UMMS Affiliation
Department of Neurology
Publication Date
2020-06-09
Document Type
Article
Disciplines
Amino Acids, Peptides, and Proteins | Biological Factors | Nervous System Diseases | Neurology | Neuroscience and Neurobiology
Abstract
OBJECTIVE: To investigate neurodegenerative and inflammatory biomarkers in people with amyotrophic lateral sclerosis (PALS), evaluate their predictive value for ALS progression rates, and assess their utility as pharmacodynamic biomarkers for monitoring treatment effects.
METHODS: De-identified, longitudinal plasma, and cerebrospinal fluid (CSF) samples from PALS (n = 108; 85 with samples from > /=2 visits) and controls without neurological disease (n = 41) were obtained from the Northeast ALS Consortium (NEALS) Biofluid Repository.

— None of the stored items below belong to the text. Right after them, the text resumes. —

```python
def _project_gate_classify(vlad, vocab_size, cluster_size, hidden1_size, add_batch_norm, relu, gating, remove_diag,
                           is_training, **unused_params):
    parts = vlad if isinstance(vlad, tuple) else None
    dev = parts[0].device if parts else vlad.device
    vlad_dim = sum(p.shape[1] for p in parts if p is not None) if parts else vlad.shape[1]
    hidden1_weights = vs.get_variable("hidden1_weights", [vlad_dim, hidden1_size],
                                      vs.random_normal_initializer(1 / math.sqrt(cluster_size)), device=dev)
    if parts and ops.projection_parts_ok(getattr(parts[0], "_lpm_raw", parts[0]), ops.row_scale_of(parts[0]),
                                         getattr(parts[0], "_lpm_scale_ks", 0), parts[1], hidden1_weights):
        activation = ops.projection_parts(parts[0], parts[1], hidden1_weights)
    else:
        if parts:
            vlad = ops.materialise(parts[0])
            vlad = torch.cat([vlad, parts[1]], 1) if parts[1] is not None else vlad
        activation = ops.projection(vlad, hidden1_weights) if vlad.is_cuda else vlad.matmul(hidden1_weights)
    small = is_training and ops.bn_small_ok(activation)
    if add_batch_norm and relu and small:
        activation = ops.bn_small(activation, *layers.bn_variables("hidden1_bn", hidden1_size, dev), act=1)
    elif add_batch_norm and relu:
        activation = layers.batch_norm(activation, is_training, "hidden1_bn")
    else:
        hidden1_biases = vs.get_variable("hidden1_biases", [hidden1_size], vs.random_normal_initializer(0.01), device=dev)
        activation = activation + hidden1_biases
    if relu and not (add_batch_norm and small):
        activation = torch.clamp(activation, 0.0, 6.0)
    if gating:
        gating_weights = vs.get_variable("gating_weights_2", [hidden1_size, hidden1_size],
                                         vs.random_normal_initializer(1 / math.sqrt(hidden1_size)), device=dev)
        gates = activation.matmul(gating_weights)
        if remove_diag:
            gates = gates - torch.diagonal(gating_weights) * activation
        if not add_batch_norm:
            raise NotImplementedError("context gating without batch norm is broken in the reference (App. C12)")
        if small:
            activation = ops.bn_small(gates, *layers.bn_variables("gating_bn", hidden1_size, dev), act=2, mul=activation)
        else:
            gates = layers.batch_norm(gates, is_training, "gating_bn")
            activation = activation * torch.sigmoid(gates)
    vs.summary("activation", activation)
    aggregated_model = getattr(video_level_models, "MoeModel")
    return aggregated_model().create_model(model_input=activation, vocab_size=vocab_size, is_training=is_training,
                                           **unused_params)


class _GammaWatch:
    EVERY, FLOOR = 8, 0.2

    def __init__(self):
        self.disabled, self.count, self.pending, self.host = False, 0, None, None

    def ok(self, gamma):
        if self.disabled:
            return False
        if self.count == 0:
            self._decide(float(gamma.detach().abs().min()))
        elif self.pending is not None and self.pending.query():
            self.pending = None
            self._decide(float(self.host))
        if not self.disabled and self.pending is None and self.count % self.EVERY == 0 and self.count > 0:
            if self.host is None:
                self.host = torch.empty((), dtype=torch.float32).pin_memory()
            self.host.copy_(gamma.detach().abs().min(), non_blocking=True)
            self.pending = torch.cuda.Event()
            self.pending.record()
        self.count += 1
        return not self.disabled

    def _decide(self, min_abs_gamma):
        if not (min_abs_gamma >= self.FLOOR):
            import warnings
            self.disabled = True
            warnings.warn(f"input_bn: min |gamma| = {min_abs_gamma:.3g} < {self.FLOOR}: the closed-form gamma / beta gradients are "
                          "switched off, the input gradient is formed explicitly from now on")


def _sample_and_normalise(model_input, num_frames, iterations, add_batch_norm, is_training, storage="f32"):
    bn = layers.bn_variables("input_bn", model_input.shape[2], model_input.device) if add_batch_norm else (None,) * 4
    return ops.frame_sample_bn(model_input, num_frames.reshape(-1), iterations, *bn, is_training=is_training, storage=storage,
                               materialize=storage == "f32" or vs.default_store().summaries is not None)


class NetVladV1(models.BaseModel):

    def create_model(self, model_input, vocab_size, num_frames, iterations=None, add_batch_norm=None,
                     sample_random_frames=None, cluster_size=None, hidden_size=None, is_training=True, encoder=None,
                     **unused_params):
        iterations = iterations or FLAGS.iterations
        add_batch_norm = add_batch_norm or FLAGS.netvlad_add_batch_norm
        cluster_size = cluster_size or FLAGS.netvlad_cluster_size
        hidden1_size = hidden_size or FLAGS.netvlad_hidden_size
        relu, gating, remove_diag = FLAGS.netvlad_relu, FLAGS.gating, FLAGS.gating_remove_diag
        encoder = FLAGS.netvlad_encoder if encoder is None else encoder
        storage = FLAGS.netvlad_storage
        if storage == "bf16" and (encoder or not add_batch_norm or not model_input.is_cuda):
            raise ValueError("netvlad_storage='bf16' is the gated-NetVLAD configuration: netvlad_encoder off, batch norm on, on the GPU")

        max_frames, feature_size = iterations, model_input.shape[2]
        has_audio = feature_size > 1024
        shortcut = False
        if (FLAGS.input_bn_grad_shortcut and add_batch_norm and is_training and model_input.is_cuda and torch.is_grad_enabled()
                and ops.netvlad_input_shortcut_ok(max_frames, 1024, cluster_size)
                and (not has_audio or ops.netvlad_input_shortcut_ok(max_frames, 128, cluster_size // 4))):
            g_in, b_in, _, _ = layers.bn_variables("input_bn", feature_size, model_input.device)
            watch = getattr(g_in, "_lpm_gamma_watch", None)
            if watch is None:
                watch = g_in._lpm_gamma_watch = _GammaWatch()
            shortcut = watch.ok(g_in)
        if storage == "bf16" and is_training and torch.is_grad_enabled() and not shortcut:
            if not getattr(NetVladV1, "_warned_bf16_fallback", False):
                import warnings
                NetVladV1._warned_bf16_fallback = True
                warnings.warn("netvlad_storage='bf16': the closed-form input_bn gradients are unavailable; training steps fall "
                              "back to fp32 storage (explicit input-gradient path)")
            storage = "f32"

        reshaped_input = _sample_and_normalise(model_input, num_frames, iterations, add_batch_norm, is_training, storage)
        if storage == "f32" or vs.default_store().summaries is not None:
            vs.summary("input_bn", reshaped_input)

        video_NetVLAD = NetVLAD(1024, max_frames, cluster_size, add_batch_norm, is_training, "netvlad_rgb_scope")
        audio_NetVLAD = NetVLAD(128, max_frames, cluster_size // 4, add_batch_norm, is_training, "netvlad_audio_scope")
        aff_v = aff_a = None
        if shortcut:
            with torch.no_grad():
                rgb, audio = reshaped_input[:, 0:1024], reshaped_input[:, 1024:]
            if ops.SPLIT_VECTOR and g_in.is_cuda and g_in.dim() == 1 and g_in.shape[0] > 1024:
                (gv, ga), (bv, ba) = ops.split_vector(g_in, 1024), ops.split_vector(b_in, 1024)
                aff_v, aff_a = (gv, bv), (ga, ba)
            else:
                aff_v, aff_a = (g_in[0:1024], b_in[0:1024]), (g_in[1024:], b_in[1024:])
        if aff_v is not None:
            pass
        elif has_audio and reshaped_input.is_cuda:
            rgb, audio = ops.split_columns(reshaped_input, 1024)
        else:
            rgb, audio = reshaped_input[:, 0:1024], reshaped_input[:, 1024:]
        use_side = has_audio and reshaped_input.is_cuda and FLAGS.audio_side_stream
        side = ops.side_stream(audio, reshaped_input) if use_side else contextlib.nullcontext()
        video_encoder_block = None
        if encoder:
            video_encoder_block = transformer_utils.TransformerEncoder(
                feature_size=1024, hidden_size=1024, num_heads=64, attention_dropout=0.1, ff_filter_size=4 * 1024,
                ff_relu_dropout=0.1, is_train=is_training, scope_id="encode1")
        batch = model_input.shape[0]
        lazy_v = bool(encoder and FLAGS.netvlad_lazy_descriptor and storage == "f32" and reshaped_input.is_cuda
                      and (aff_v is not None or not torch.is_grad_enabled())
                      and video_encoder_block.fused_shape(batch, cluster_size, True) and ops.netvlad_lazy_ok(max_frames, 1024, cluster_size))
        slots = None
        lazy5 = bool(storage == "bf16" and not encoder and has_audio and FLAGS.netvlad_lazy_descriptor and FLAGS.descriptor_slots
                     and aff_v is not None and batch <= 128 and hidden1_size % 512 == 0 and cluster_size % 32 == 0)
        if lazy5:
            slots = ops.DescriptorSlots(batch, [(1, 128 * (cluster_size // 4))], reshaped_input)
        elif (storage == "bf16" and not encoder and has_audio and FLAGS.descriptor_slots and aff_v is not None):
            slots = ops.DescriptorSlots(batch, [(1, 1024 * cluster_size), (1, 128 * (cluster_size // 4))], reshaped_input)
        with vs.variable_scope("video_VLAD"):
            vlad_video = video_NetVLAD.forward(rgb, kmajor=encoder, input_affine=aff_v, storage=storage, lazy=lazy_v or lazy5,
                                               out_slot=slots.slots[0] if slots and not lazy5 else None)
            if vs.default_store().summaries is not None:
                vs.summary("vlad_video", ops.materialise(vlad_video))
        if has_audio:
            with side, vs.variable_scope("audio_VLAD"):
                vlad_audio = audio_NetVLAD.forward(audio, kmajor=encoder, input_affine=aff_a, storage=storage,
                                                   out_slot=(slots.slots[0 if lazy5 else 1] if slots else None))
                vs.summary("vlad_audio", vlad_audio)

        if encoder:
            if has_audio:
                with vs.variable_scope("audio_attention"):
                    audio_encoder_block = transformer_utils.TransformerEncoder(
                        feature_size=128, hidden_size=128, num_heads=16, attention_dropout=0.1, ff_filter_size=4 * 128,
                        ff_relu_dropout=0.1, is_train=is_training, scope_id="encode2")
                if FLAGS.descriptor_slots and video_encoder_block.fused(vlad_video) and audio_encoder_block.fused(vlad_audio):
                    slots = ops.DescriptorSlots(vlad_video.shape[0], [(cluster_size, 1024), (cluster_size // 4, 128)], vlad_video)
            with vs.variable_scope("video_attention"):
                vlad_video = video_encoder_block.forward(vlad_video, out_slot=slots.slots[0] if slots else None)
            if has_audio:
                with side, vs.variable_scope("audio_attention"):
                    vlad_audio = audio_encoder_block.forward(vlad_audio, out_slot=slots.slots[1] if slots else None)
            if slots is None:
                vlad_video = vlad_video.reshape(-1, 1024 * cluster_size)
                if has_audio:
                    vlad_audio = vlad_audio.reshape(-1, 128 * (cluster_size // 4))
        if use_side:
            side.join(vlad_audio)

        if lazy5:
            if vs.default_store().summaries is not None:
                vs.summary("vlad", torch.cat([ops.materialise(vlad_video), vlad_audio.reshape(batch, -1)], 1))
            return _project_gate_classify((vlad_video, vlad_audio.reshape(batch, -1)), vocab_size, cluster_size, hidden1_size,
                                          add_batch_norm, relu, gating, remove_diag, is_training, **unused_params)
        if slots is not None:
            vlad = slots.join(vlad_video, vlad_audio)
        else:
            vlad = torch.cat([vlad_video, vlad_audio], 1) if has_audio else vlad_video
        vs.summary("vlad", vlad)
        if vlad.dtype != torch.float32:
            vlad = vlad.float()
        return _project_gate_classify(vlad, vocab_size, cluster_size, hidden1_size, add_batch_norm, relu, gating,
                                      remove_diag, is_training, **unused_params)
# ... 89 lines not shown
```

Seventeen of 108 PALS had familial ALS, of whom 10 had C9orf72 mutations. Additional healthy control CSF samples (n = 35) were obtained from multiple sources. We stratified PALS into fast- and slow-progression subgroups using the ALS Functional Rating Scale-Revised change rate. We compared cytokines/chemokines and neurofilament (NF) levels between PALS and controls, among progression subgroups, and in those with C9orf72 mutations.
RESULTS: We found significant elevations of cytokines, including MCP-1, IL-18, and neurofilaments (NFs), indicators of neurodegeneration, in PALS versus controls. Among PALS, these cytokines and NFs were significantly higher in fast-progression and C9orf72 mutation subgroups versus slow progressors. Analyte levels were generally stable over time, a key feature for monitoring treatment effects. We demonstrated that CSF/plasma neurofilament light chain (NFL) levels may predict disease progression, and stratification by NFL levels can enrich for more homogeneous patient groups.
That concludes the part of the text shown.